#ifndef MIS_FT_ROWS
#define MIS_FT_ROWS 64
#endif
constexpr int FT_COLS = 64, FT_ROWS = MIS_FT_ROWS, FG_PITCH = 96, FG_COL0 = 15, HIST_COPIES = 8;
constexpr int FT_WR = (FT_ROWS + 2 + 3) / 4;
constexpr int FT_SLOTS = FT_COLS * FT_ROWS / 4;
#ifdef MIS_ORB_STATS
__device__ unsigned long long g_orb_stats[8];
#endif
__global__ __launch_bounds__(256) void fast_nms_kernel(Levels L, const uint8_t* pad, int* hist, int* tile_cnt, uint32_t* surv_xy, uint8_t* surv_sc, size_t ws) {
    __shared__ __attribute__((aligned(16))) uint8_t g[(FT_ROWS + 10) * FG_PITCH];
    __shared__ __attribute__((aligned(16))) uint8_t sc[(FT_ROWS + 2) * (FT_COLS + 4)];
    __shared__ int lh[256];
    __shared__ int lcount;
    __shared__ uint32_t lxy[FT_SLOTS];
    __shared__ uint8_t lsc[FT_SLOTS];
    __shared__ unsigned short queue[(FT_ROWS + 2) * (FT_COLS + 2)];
    __shared__ int qcount;
    const int fz = blockIdx.z / L.n, lz = blockIdx.z - fz * L.n;
    const LevelDesc& d = L.d[lz];
    const int x0 = blockIdx.x * FT_COLS, y0 = blockIdx.y * FT_ROWS, t = threadIdx.x;
    if (x0 >= d.w || y0 >= d.h) return;
    WS_OFF(pad, fz, ws); WS_OFF(hist, fz, ws); WS_OFF(tile_cnt, fz, ws); WS_OFF(surv_xy, fz, ws); WS_OFF(surv_sc, fz, ws);
    lh[t] = 0;
    if (t == 0) { lcount = 0; qcount = 0; }
    {
        const int ph = d.h + 2 * ORB_BORDER;
        const uint8_t* src = pad + d.pad_off;
        const int px0 = x0 - 16 + ORB_BORDER, py0 = y0 - 4 + ORB_BORDER;
        for (int i = t; i < (FT_ROWS + 8) * (FG_PITCH / 16); i += 256) {
            const int r = i / (FG_PITCH / 16), c = i - r * (FG_PITCH / 16);
            const int py = min(py0 + r, ph - 1);
            int px = px0 + 16 * c;
            if (px + 15 >= d.pp) px = d.pp - 16;
            reinterpret_cast<uint4*>(g)[i] = *reinterpret_cast<const uint4*>(src + (size_t)py * d.pp + px);
        }
    }
    __syncthreads();
    const int SP = FT_COLS + 4;
    for (int i = t; i < (FT_ROWS + 2) * SP / 4; i += 256) reinterpret_cast<unsigned*>(sc)[i] = 0u;
    {
        const int wv = __builtin_amdgcn_readfirstlane(t >> 6), lane = t & 63;
        const unsigned ft = (unsigned)L.fast_t;
        const int r0 = FT_WR * wv;
        bool pass[FT_WR + 1];
        unsigned long long ball[FT_WR + 1];
        int total = 0;
        {
            const uint8_t* colp = g + r0 * FG_PITCH + (lane + FG_COL0);
            unsigned col[FT_WR + 6];
#pragma unroll
            for (int j = 0; j < FT_WR + 6; j++) col[j] = colp[j * FG_PITCH];
            const int x = x0 - 1 + lane;
            const bool xin = x >= 3 && x < d.w - 3;
            const uint8_t* rowp = g + (r0 + 3) * FG_PITCH + (lane + FG_COL0 - 3);
#pragma unroll
            for (int k = 0; k < FT_WR; k++) {
                const int r = r0 + k, y = y0 - 1 + r;
                const bool rowok = r < FT_ROWS + 2 && y >= 3 && y < d.h - 3;
                const unsigned v = col[k + 3];
                const unsigned dv = max(__builtin_amdgcn_sad_u8(col[k + 6], v, 0u), __builtin_amdgcn_sad_u8(col[k], v, 0u));
                const unsigned dh = max(__builtin_amdgcn_sad_u8(rowp[k * FG_PITCH + 6], v, 0u), __builtin_amdgcn_sad_u8(rowp[k * FG_PITCH], v, 0u));
                pass[k] = rowok & xin & (min(dv, dh) > ft);
                ball[k] = __ballot(pass[k]);
                total += __popcll(ball[k]);
            }
        }
        {
            const int k = lane >> 1, cc = FT_COLS + (lane & 1), r = r0 + k, y = y0 - 1 + r, x = x0 - 1 + cc;
            bool ps = false;
            if (lane < 2 * FT_WR && r < FT_ROWS + 2) {
                const uint8_t* pp = g + (r + 3) * FG_PITCH + (cc + FG_COL0);
                const unsigned v = pp[0];
                const unsigned dv = max(__builtin_amdgcn_sad_u8(pp[3 * FG_PITCH], v, 0u), __builtin_amdgcn_sad_u8(pp[-3 * FG_PITCH], v, 0u));
                const unsigned dh = max(__builtin_amdgcn_sad_u8(pp[3], v, 0u), __builtin_amdgcn_sad_u8(pp[-3], v, 0u));
                ps = x >= 3 && x < d.w - 3 && y >= 3 && y < d.h - 3 && min(dv, dh) > ft;
            }
            pass[FT_WR] = ps;
            ball[FT_WR] = __ballot(ps);
            total += __popcll(ball[FT_WR]);
        }
        int base = 0;
        if (lane == 0 && total) base = atomicAdd(&qcount, total);
        base = __builtin_amdgcn_readfirstlane(base);
        const unsigned long long below = (1ull << lane) - 1ull;
#pragma unroll
        for (int k = 0; k < FT_WR + 1; k++) {
            if (pass[k]) {
                const int r = k < FT_WR ? r0 + k : r0 + (lane >> 1), c = k < FT_WR ? lane : FT_COLS + (lane & 1);
                queue[base + __popcll(ball[k] & below)] = (unsigned short)(r * (FT_COLS + 2) + c);
            }
            base += __popcll(ball[k]);
        }
    }
    __syncthreads();
    for (int q = t; q < qcount; q += 256) {
        const int i = queue[q], r = i / (FT_COLS + 2), c = i - r * (FT_COLS + 2);
        const int fsv = fast_score_full(g + (r + 3) * FG_PITCH + (c + FG_COL0), FG_PITCH, L.fast_t);
        sc[r * SP + c] = (uint8_t)fsv;
#ifdef MIS_ORB_STATS
        if (fsv) atomicAdd(&g_orb_stats[3], 1ull);
#endif
    }
    __syncthreads();
    {
        const int nq = qcount;
        for (int q0 = 0; q0 < nq; q0 += 256) {
            const int q = q0 + t;
            bool keep = false;
            int x = 0, y = 0, v = 0;
            if (q < nq) {
                const int i = queue[q], r = i / (FT_COLS + 2), c = i - r * (FT_COLS + 2);
                const uint8_t* s_ = sc + r * SP + c;
                v = s_[0];
                x = x0 - 1 + c; y = y0 - 1 + r;
                keep = v && r >= 1 && r <= FT_ROWS && c >= 1 && c <= FT_COLS && x >= L.edge && x < d.w - L.edge && y >= L.edge && y < d.h - L.edge &&
                       v > s_[-1] && v > s_[1] && v > s_[-SP - 1] && v > s_[-SP] && v > s_[-SP + 1] && v > s_[SP - 1] && v > s_[SP] && v > s_[SP + 1];
            }
            const unsigned long long m = __ballot(keep);
            int base = 0;
            if ((t & 63) == 0 && m) base = atomicAdd(&lcount, __popcll(m));
            base = __shfl(base, 0);
            if (keep) {
                const int j = base + __popcll(m & ((1ull << (t & 63)) - 1ull));
                lxy[j] = (uint32_t)x | ((uint32_t)y << 16); lsc[j] = (uint8_t)v;
            }
        }
    }
    __syncthreads();
    const int n = lcount;
    const int tile = d.tile_off + blockIdx.y * d.tiles_x + blockIdx.x;
    if (t == 0) tile_cnt[tile] = n;
    if (n == 0) return;
    for (int j = t; j < n; j += 256) {
        atomicAdd(&lh[lsc[j]], 1);
        surv_xy[(size_t)tile * FT_SLOTS + j] = lxy[j]; surv_sc[(size_t)tile * FT_SLOTS + j] = lsc[j];
    }
    __syncthreads();
    if (lh[t]) atomicAdd(&hist[((lz * HIST_COPIES) + ((blockIdx.x + blockIdx.y) & (HIST_COPIES - 1))) * 256 + t], lh[t]);
}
▬▬▬▬▬▬▬▬▬▬
Exactly the lines running from the top of the records to the line that contains "const int wv", inclusive, must be set down, and nothing more.

- Reply to the exercise -
#ifndef MIS_FT_ROWS
#define MIS_FT_ROWS 64
#endif
constexpr int FT_COLS = 64, FT_ROWS = MIS_FT_ROWS, FG_PITCH = 96, FG_COL0 = 15, HIST_COPIES = 8;
constexpr int FT_WR = (FT_ROWS + 2 + 3) / 4;
constexpr int FT_SLOTS = FT_COLS * FT_ROWS / 4;
#ifdef MIS_ORB_STATS
__device__ unsigned long long g_orb_stats[8];
#endif
__global__ __launch_bounds__(256) void fast_nms_kernel(Levels L, const uint8_t* pad, int* hist, int* tile_cnt, uint32_t* surv_xy, uint8_t* surv_sc, size_t ws) {
    __shared__ __attribute__((aligned(16))) uint8_t g[(FT_ROWS + 10) * FG_PITCH];
    __shared__ __attribute__((aligned(16))) uint8_t sc[(FT_ROWS + 2) * (FT_COLS + 4)];
    __shared__ int lh[256];
    __shared__ int lcount;
    __shared__ uint32_t lxy[FT_SLOTS];
    __shared__ uint8_t lsc[FT_SLOTS];
    __shared__ unsigned short queue[(FT_ROWS + 2) * (FT_COLS + 2)];
    __shared__ int qcount;
    const int fz = blockIdx.z / L.n, lz = blockIdx.z - fz * L.n;
    const LevelDesc& d = L.d[lz];
    const int x0 = blockIdx.x * FT_COLS, y0 = blockIdx.y * FT_ROWS, t = threadIdx.x;
    if (x0 >= d.w || y0 >= d.h) return;
    WS_OFF(pad, fz, ws); WS_OFF(hist, fz, ws); WS_OFF(tile_cnt, fz, ws); WS_OFF(surv_xy, fz, ws); WS_OFF(surv_sc, fz, ws);
    lh[t] = 0;
    if (t == 0) { lcount = 0; qcount = 0; }
    {
        const int ph = d.h + 2 * ORB_BORDER;
        const uint8_t* src = pad + d.pad_off;
        const int px0 = x0 - 16 + ORB_BORDER, py0 = y0 - 4 + ORB_BORDER;
        for (int i = t; i < (FT_ROWS + 8) * (FG_PITCH / 16); i += 256) {
            const int r = i / (FG_PITCH / 16), c = i - r * (FG_PITCH / 16);
            const int py = min(py0 + r, ph - 1);
            int px = px0 + 16 * c;
            if (px + 15 >= d.pp) px = d.pp - 16;
            reinterpret_cast<uint4*>(g)[i] = *reinterpret_cast<const uint4*>(src + (size_t)py * d.pp + px);
        }
    }
    __syncthreads();
    const int SP = FT_COLS + 4;
    for (int i = t; i < (FT_ROWS + 2) * SP / 4; i += 256) reinterpret_cast<unsigned*>(sc)[i] = 0u;
    {
        const int wv = __builtin_amdgcn_readfirstlane(t >> 6), lane = t & 63;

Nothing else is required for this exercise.